- What you have to do -
Going through the entries below, work out how many lines have the string "mine" in them. Give the number and nothing more.

(Stored data entries)
◇ ◇ ◇
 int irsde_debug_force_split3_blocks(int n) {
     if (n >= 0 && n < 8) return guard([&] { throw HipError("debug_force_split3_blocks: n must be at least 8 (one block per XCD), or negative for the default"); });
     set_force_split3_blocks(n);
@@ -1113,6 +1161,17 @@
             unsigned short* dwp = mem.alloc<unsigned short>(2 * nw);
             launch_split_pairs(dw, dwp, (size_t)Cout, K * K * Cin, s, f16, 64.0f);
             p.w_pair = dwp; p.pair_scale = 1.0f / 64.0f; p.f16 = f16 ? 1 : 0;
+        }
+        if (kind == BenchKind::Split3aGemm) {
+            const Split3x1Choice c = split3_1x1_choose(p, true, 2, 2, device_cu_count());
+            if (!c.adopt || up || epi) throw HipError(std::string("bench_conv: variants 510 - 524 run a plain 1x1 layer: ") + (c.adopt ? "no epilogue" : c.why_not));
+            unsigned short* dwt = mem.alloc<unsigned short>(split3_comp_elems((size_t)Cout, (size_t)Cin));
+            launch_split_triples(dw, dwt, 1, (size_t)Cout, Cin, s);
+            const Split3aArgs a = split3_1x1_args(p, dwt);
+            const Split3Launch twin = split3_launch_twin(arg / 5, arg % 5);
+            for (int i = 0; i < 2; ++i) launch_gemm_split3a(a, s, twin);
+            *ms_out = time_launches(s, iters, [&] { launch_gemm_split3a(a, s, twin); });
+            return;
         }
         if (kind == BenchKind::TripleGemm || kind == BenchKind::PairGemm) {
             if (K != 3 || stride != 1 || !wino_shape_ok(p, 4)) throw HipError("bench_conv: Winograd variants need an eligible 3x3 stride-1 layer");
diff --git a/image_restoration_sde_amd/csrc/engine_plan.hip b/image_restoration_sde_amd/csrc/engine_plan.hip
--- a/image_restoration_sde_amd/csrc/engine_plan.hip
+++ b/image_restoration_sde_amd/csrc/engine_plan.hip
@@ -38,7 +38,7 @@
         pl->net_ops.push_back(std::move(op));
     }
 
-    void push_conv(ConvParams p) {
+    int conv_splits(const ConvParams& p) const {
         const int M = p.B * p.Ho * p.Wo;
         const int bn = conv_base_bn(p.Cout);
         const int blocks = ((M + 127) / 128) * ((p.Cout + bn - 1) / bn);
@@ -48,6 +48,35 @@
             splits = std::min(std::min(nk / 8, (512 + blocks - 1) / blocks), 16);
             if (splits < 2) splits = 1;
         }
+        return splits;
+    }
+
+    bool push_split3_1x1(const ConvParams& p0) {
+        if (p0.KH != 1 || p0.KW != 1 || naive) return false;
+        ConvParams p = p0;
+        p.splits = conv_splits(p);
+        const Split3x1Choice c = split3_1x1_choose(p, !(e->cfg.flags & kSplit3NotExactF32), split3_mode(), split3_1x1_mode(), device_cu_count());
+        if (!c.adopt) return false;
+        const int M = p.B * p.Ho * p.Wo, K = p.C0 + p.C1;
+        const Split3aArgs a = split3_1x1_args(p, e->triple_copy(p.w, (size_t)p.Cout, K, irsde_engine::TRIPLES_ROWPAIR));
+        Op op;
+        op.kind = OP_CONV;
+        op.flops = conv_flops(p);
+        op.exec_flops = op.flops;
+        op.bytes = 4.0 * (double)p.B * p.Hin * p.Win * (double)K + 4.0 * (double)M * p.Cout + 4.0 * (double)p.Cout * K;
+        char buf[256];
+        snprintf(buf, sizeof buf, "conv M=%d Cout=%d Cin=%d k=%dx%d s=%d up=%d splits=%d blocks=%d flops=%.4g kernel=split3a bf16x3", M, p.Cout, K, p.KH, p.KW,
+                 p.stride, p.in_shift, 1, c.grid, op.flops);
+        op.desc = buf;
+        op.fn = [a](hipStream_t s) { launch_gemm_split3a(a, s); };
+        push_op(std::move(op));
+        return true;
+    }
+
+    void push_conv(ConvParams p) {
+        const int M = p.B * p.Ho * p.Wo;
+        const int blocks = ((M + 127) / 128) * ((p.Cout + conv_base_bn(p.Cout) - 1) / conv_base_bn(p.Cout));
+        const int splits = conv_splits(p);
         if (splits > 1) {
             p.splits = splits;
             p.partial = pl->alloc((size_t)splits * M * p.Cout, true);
◇ ◇ ◇
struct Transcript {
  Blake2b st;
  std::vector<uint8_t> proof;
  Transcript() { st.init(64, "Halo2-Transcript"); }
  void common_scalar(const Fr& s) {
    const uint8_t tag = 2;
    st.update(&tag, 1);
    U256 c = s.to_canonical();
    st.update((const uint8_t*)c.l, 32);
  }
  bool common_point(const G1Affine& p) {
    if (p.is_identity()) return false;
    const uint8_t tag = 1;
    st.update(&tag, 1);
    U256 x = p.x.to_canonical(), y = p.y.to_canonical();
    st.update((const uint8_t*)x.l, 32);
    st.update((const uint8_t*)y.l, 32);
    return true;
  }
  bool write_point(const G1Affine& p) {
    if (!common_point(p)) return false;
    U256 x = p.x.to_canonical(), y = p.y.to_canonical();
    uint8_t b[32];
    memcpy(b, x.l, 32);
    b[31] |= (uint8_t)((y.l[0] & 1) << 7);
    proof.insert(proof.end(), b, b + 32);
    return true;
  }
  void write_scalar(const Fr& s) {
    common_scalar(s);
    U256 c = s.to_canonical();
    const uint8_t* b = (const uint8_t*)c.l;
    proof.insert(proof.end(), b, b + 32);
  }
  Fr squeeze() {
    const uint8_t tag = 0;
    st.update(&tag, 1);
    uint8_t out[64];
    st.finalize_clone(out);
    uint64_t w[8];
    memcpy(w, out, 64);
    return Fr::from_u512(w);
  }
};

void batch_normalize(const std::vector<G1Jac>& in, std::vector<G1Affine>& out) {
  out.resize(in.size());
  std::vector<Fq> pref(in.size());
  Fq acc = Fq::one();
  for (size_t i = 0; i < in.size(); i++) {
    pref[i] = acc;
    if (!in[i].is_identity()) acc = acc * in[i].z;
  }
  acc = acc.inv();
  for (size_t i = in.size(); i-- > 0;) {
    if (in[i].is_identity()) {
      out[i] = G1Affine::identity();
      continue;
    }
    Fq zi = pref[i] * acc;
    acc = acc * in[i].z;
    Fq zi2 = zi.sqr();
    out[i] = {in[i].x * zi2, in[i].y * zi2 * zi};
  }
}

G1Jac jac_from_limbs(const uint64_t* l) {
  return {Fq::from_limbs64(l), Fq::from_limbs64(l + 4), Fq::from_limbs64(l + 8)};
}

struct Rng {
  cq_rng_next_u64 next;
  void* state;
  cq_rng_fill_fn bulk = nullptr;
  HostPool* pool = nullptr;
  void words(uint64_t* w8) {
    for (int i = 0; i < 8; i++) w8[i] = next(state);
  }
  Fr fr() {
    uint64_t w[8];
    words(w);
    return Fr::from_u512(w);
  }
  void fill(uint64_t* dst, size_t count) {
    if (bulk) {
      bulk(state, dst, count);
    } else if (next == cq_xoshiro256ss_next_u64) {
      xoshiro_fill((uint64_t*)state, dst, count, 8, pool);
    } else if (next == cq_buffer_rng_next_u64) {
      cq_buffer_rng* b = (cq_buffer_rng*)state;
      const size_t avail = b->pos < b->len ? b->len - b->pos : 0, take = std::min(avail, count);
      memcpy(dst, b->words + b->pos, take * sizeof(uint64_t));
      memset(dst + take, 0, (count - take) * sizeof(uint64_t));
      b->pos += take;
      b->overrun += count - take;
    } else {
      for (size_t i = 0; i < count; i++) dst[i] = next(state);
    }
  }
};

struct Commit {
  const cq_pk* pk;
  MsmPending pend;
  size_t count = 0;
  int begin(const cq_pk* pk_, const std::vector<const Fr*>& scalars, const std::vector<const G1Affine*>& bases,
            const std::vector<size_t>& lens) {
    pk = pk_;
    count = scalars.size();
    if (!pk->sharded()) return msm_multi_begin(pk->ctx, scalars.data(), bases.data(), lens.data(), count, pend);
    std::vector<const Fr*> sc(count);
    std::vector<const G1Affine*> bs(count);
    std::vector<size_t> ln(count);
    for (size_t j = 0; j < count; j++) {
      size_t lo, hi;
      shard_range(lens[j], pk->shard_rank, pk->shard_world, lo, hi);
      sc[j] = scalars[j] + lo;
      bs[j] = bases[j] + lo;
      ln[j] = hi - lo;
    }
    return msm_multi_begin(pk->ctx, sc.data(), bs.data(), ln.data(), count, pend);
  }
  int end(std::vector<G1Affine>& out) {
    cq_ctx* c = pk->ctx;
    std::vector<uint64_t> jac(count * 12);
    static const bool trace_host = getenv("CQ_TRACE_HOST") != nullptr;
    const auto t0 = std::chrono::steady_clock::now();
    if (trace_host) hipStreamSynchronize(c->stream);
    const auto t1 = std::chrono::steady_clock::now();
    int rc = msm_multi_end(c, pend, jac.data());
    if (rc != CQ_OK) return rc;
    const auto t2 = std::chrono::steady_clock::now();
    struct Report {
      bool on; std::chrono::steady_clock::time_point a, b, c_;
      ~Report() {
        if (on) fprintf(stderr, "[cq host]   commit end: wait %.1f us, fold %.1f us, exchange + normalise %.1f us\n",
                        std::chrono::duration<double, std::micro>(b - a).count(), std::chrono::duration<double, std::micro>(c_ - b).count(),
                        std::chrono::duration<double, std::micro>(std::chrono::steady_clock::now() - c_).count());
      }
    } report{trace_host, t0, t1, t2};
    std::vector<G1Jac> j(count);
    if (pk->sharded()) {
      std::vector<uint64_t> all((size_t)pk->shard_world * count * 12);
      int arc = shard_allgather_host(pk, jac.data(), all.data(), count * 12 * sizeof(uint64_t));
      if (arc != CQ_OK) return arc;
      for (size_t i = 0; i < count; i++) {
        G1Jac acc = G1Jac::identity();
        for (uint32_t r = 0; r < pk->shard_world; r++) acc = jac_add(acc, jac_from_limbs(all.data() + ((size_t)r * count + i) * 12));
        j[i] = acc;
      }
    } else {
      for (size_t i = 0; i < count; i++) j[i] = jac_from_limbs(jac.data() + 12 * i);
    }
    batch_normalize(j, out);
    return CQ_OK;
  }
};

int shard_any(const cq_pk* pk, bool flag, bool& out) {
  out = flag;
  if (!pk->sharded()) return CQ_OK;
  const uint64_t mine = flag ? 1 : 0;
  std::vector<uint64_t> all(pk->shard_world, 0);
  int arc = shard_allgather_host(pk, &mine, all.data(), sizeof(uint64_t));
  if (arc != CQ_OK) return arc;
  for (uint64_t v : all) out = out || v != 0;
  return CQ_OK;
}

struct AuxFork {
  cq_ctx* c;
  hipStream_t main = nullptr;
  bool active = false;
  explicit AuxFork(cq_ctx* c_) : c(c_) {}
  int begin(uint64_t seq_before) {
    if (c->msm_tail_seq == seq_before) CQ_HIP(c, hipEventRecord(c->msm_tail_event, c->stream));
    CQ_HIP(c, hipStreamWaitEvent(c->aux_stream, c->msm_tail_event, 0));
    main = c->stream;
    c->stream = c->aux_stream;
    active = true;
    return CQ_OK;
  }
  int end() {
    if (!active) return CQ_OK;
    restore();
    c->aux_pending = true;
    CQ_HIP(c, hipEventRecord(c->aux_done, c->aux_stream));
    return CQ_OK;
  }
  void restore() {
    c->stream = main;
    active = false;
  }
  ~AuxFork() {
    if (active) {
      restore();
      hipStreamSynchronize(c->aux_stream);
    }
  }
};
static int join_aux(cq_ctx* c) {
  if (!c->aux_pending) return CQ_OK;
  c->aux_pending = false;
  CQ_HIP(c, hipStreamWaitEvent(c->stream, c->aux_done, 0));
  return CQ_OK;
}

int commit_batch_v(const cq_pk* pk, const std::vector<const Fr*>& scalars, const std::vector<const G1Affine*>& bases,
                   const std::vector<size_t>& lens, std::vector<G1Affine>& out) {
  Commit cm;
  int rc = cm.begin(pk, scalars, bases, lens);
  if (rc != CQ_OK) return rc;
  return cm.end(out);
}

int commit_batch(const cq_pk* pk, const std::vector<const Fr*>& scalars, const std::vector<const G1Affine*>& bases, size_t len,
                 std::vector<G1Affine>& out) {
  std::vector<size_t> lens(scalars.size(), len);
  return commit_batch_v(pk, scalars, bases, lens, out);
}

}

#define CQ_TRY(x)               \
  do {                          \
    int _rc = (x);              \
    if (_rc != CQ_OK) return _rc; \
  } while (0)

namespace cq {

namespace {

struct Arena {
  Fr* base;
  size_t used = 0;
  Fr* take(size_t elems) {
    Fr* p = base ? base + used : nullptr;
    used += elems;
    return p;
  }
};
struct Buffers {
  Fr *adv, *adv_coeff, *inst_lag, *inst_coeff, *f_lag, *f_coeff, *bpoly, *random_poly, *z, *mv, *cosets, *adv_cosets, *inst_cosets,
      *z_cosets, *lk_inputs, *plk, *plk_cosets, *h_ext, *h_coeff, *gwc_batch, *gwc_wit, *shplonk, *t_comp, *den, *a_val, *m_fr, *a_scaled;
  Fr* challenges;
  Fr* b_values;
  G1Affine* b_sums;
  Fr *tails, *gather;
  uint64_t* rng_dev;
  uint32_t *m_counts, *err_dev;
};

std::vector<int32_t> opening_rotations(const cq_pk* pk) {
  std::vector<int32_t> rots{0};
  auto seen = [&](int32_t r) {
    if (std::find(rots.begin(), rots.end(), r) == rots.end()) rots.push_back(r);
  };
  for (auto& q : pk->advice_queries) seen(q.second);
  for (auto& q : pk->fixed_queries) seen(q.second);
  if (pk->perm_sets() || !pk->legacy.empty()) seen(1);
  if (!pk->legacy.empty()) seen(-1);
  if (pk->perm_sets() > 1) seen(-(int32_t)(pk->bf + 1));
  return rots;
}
◇ ◇ ◇
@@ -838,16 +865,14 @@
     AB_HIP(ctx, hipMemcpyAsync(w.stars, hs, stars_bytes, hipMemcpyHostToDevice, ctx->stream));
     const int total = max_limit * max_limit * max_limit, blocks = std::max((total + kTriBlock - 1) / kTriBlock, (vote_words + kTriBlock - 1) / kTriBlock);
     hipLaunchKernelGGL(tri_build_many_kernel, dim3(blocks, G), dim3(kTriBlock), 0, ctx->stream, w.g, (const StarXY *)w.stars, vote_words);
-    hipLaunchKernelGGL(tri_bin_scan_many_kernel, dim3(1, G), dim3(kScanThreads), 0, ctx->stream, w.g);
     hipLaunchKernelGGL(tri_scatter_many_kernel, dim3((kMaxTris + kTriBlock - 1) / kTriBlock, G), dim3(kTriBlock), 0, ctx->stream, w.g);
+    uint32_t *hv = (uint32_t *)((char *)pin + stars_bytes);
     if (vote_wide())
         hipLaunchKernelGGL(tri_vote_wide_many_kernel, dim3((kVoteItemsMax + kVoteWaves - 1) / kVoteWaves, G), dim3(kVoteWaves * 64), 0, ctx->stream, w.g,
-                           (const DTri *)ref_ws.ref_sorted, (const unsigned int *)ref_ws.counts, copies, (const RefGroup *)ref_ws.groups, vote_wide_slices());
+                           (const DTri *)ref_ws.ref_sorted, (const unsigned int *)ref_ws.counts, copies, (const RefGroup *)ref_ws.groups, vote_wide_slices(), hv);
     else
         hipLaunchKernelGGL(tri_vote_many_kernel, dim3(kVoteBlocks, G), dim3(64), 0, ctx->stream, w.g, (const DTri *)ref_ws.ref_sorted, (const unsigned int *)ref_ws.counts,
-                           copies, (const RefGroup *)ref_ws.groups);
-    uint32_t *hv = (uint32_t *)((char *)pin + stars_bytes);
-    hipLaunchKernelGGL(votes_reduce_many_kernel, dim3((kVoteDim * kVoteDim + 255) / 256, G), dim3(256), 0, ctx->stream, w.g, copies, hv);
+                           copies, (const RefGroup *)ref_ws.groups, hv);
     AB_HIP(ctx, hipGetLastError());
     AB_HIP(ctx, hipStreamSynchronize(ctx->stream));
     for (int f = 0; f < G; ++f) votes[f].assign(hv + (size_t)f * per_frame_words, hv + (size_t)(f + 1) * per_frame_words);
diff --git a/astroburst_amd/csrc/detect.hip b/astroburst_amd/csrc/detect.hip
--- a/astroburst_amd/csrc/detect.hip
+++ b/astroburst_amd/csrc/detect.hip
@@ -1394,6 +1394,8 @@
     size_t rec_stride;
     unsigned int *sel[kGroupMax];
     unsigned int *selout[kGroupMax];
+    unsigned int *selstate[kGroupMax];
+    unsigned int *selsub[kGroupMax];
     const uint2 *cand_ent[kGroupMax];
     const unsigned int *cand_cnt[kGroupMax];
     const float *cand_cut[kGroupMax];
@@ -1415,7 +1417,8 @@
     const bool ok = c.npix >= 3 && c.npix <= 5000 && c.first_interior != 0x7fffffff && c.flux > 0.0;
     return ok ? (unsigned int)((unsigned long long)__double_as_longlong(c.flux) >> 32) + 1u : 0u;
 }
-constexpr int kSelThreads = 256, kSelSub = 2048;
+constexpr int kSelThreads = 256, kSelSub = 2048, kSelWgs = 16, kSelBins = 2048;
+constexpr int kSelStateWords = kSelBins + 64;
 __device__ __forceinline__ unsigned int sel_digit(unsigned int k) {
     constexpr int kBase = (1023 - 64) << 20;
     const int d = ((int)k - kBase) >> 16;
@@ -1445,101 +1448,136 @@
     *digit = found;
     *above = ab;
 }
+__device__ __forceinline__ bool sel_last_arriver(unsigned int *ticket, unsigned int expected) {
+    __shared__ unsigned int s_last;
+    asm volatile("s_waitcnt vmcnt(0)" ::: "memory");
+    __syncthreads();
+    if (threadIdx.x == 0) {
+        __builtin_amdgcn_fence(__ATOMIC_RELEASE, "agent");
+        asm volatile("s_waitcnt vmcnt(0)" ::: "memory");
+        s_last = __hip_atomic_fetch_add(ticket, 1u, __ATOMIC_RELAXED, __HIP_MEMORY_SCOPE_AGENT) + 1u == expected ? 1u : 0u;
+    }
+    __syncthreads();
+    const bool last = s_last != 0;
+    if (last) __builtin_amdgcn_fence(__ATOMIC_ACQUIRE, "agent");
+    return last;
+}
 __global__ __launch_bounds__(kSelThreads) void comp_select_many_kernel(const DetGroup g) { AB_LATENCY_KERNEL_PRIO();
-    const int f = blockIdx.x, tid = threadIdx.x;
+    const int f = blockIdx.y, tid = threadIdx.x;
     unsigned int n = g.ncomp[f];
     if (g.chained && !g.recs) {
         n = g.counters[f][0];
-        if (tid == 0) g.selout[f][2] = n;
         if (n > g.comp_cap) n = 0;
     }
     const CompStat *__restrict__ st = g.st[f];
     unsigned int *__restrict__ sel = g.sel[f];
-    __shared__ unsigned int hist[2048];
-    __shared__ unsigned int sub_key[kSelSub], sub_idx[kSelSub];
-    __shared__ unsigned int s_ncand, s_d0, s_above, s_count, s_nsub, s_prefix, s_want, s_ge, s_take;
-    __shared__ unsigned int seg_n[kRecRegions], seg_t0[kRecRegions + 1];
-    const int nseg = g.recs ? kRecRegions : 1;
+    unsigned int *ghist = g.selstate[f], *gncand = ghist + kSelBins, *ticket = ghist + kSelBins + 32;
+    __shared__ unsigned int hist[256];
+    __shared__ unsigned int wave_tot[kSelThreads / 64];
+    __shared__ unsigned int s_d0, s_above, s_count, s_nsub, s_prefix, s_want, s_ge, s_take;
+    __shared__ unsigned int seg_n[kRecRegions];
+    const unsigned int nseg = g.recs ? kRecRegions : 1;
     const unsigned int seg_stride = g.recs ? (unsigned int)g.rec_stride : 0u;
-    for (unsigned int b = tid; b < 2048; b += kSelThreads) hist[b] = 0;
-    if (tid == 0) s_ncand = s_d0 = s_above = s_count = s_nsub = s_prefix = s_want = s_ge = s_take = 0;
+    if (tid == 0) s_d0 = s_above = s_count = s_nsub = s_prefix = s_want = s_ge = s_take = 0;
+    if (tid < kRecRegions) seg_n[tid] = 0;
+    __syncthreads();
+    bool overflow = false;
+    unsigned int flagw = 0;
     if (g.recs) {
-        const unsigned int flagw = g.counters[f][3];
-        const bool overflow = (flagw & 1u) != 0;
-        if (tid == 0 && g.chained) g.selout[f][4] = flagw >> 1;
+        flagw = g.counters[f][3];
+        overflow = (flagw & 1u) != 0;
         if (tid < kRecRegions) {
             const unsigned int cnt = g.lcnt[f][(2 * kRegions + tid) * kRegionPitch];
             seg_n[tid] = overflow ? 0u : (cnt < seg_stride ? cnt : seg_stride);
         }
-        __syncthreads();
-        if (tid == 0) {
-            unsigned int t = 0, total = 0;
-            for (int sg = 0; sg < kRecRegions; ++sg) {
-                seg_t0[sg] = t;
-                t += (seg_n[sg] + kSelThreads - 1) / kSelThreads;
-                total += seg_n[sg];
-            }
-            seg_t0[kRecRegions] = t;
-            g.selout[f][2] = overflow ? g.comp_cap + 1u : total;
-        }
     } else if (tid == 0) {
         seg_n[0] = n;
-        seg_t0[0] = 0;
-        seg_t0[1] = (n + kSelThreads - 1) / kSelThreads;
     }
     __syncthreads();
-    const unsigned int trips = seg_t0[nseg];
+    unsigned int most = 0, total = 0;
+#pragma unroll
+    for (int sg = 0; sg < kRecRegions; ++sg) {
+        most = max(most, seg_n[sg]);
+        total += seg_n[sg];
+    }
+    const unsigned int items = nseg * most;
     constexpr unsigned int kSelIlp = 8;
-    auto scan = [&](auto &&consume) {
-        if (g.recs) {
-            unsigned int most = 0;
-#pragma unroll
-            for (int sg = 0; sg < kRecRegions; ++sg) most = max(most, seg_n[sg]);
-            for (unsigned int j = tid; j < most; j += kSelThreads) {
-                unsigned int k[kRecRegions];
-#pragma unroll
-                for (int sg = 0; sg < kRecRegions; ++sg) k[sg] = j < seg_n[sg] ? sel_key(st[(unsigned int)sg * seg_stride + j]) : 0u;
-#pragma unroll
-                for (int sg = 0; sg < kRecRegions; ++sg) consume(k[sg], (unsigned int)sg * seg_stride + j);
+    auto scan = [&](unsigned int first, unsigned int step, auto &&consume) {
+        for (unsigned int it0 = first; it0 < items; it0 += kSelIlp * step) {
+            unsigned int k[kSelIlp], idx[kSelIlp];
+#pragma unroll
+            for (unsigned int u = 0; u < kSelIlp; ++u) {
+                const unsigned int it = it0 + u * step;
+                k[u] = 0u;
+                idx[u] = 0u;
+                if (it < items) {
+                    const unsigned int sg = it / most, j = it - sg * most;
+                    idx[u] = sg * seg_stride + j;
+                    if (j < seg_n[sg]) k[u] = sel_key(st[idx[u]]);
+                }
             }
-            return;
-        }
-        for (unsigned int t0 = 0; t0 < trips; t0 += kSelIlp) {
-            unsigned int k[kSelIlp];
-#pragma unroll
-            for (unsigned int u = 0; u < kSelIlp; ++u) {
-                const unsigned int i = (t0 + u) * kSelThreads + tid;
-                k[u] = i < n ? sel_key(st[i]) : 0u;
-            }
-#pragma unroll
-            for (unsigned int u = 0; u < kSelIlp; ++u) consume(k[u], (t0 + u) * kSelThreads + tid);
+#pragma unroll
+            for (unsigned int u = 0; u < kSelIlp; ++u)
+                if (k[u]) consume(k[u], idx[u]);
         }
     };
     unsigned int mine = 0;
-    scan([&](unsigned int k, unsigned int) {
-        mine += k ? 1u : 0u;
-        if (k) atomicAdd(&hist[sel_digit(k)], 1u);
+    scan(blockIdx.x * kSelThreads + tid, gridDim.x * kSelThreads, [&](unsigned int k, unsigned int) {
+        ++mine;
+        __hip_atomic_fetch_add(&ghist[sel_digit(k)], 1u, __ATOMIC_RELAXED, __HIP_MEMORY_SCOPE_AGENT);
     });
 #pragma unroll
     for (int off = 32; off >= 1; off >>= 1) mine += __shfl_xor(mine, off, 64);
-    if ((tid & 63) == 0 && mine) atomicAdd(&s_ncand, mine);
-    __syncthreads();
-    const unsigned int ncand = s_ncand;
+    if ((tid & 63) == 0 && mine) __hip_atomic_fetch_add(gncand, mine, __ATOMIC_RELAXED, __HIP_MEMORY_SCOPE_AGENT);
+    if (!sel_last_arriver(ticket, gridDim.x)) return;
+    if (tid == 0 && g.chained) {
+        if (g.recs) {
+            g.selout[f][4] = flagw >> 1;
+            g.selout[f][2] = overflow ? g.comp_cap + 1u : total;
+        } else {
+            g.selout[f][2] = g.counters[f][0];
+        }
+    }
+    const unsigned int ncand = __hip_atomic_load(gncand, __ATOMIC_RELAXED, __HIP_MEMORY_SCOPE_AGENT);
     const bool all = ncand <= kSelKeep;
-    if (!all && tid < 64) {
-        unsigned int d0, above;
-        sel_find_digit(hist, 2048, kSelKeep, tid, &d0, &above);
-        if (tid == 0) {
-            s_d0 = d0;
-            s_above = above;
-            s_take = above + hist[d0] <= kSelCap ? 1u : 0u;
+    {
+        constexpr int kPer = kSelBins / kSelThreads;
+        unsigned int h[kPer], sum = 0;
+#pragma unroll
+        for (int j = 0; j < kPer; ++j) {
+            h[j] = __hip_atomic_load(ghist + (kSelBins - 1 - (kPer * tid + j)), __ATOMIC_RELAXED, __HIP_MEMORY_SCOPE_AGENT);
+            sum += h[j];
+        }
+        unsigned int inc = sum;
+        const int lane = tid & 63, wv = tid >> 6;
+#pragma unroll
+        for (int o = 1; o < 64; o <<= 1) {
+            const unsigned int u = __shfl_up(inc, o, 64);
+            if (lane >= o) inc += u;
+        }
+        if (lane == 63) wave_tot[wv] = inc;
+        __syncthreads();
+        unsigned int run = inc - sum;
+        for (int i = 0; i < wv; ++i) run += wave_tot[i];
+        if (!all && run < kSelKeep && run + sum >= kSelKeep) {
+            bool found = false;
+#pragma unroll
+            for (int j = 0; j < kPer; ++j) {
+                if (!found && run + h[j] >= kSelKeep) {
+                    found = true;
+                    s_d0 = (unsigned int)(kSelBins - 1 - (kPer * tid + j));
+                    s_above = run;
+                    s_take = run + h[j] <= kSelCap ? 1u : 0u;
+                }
◇ ◇ ◇
- Solved problem -
8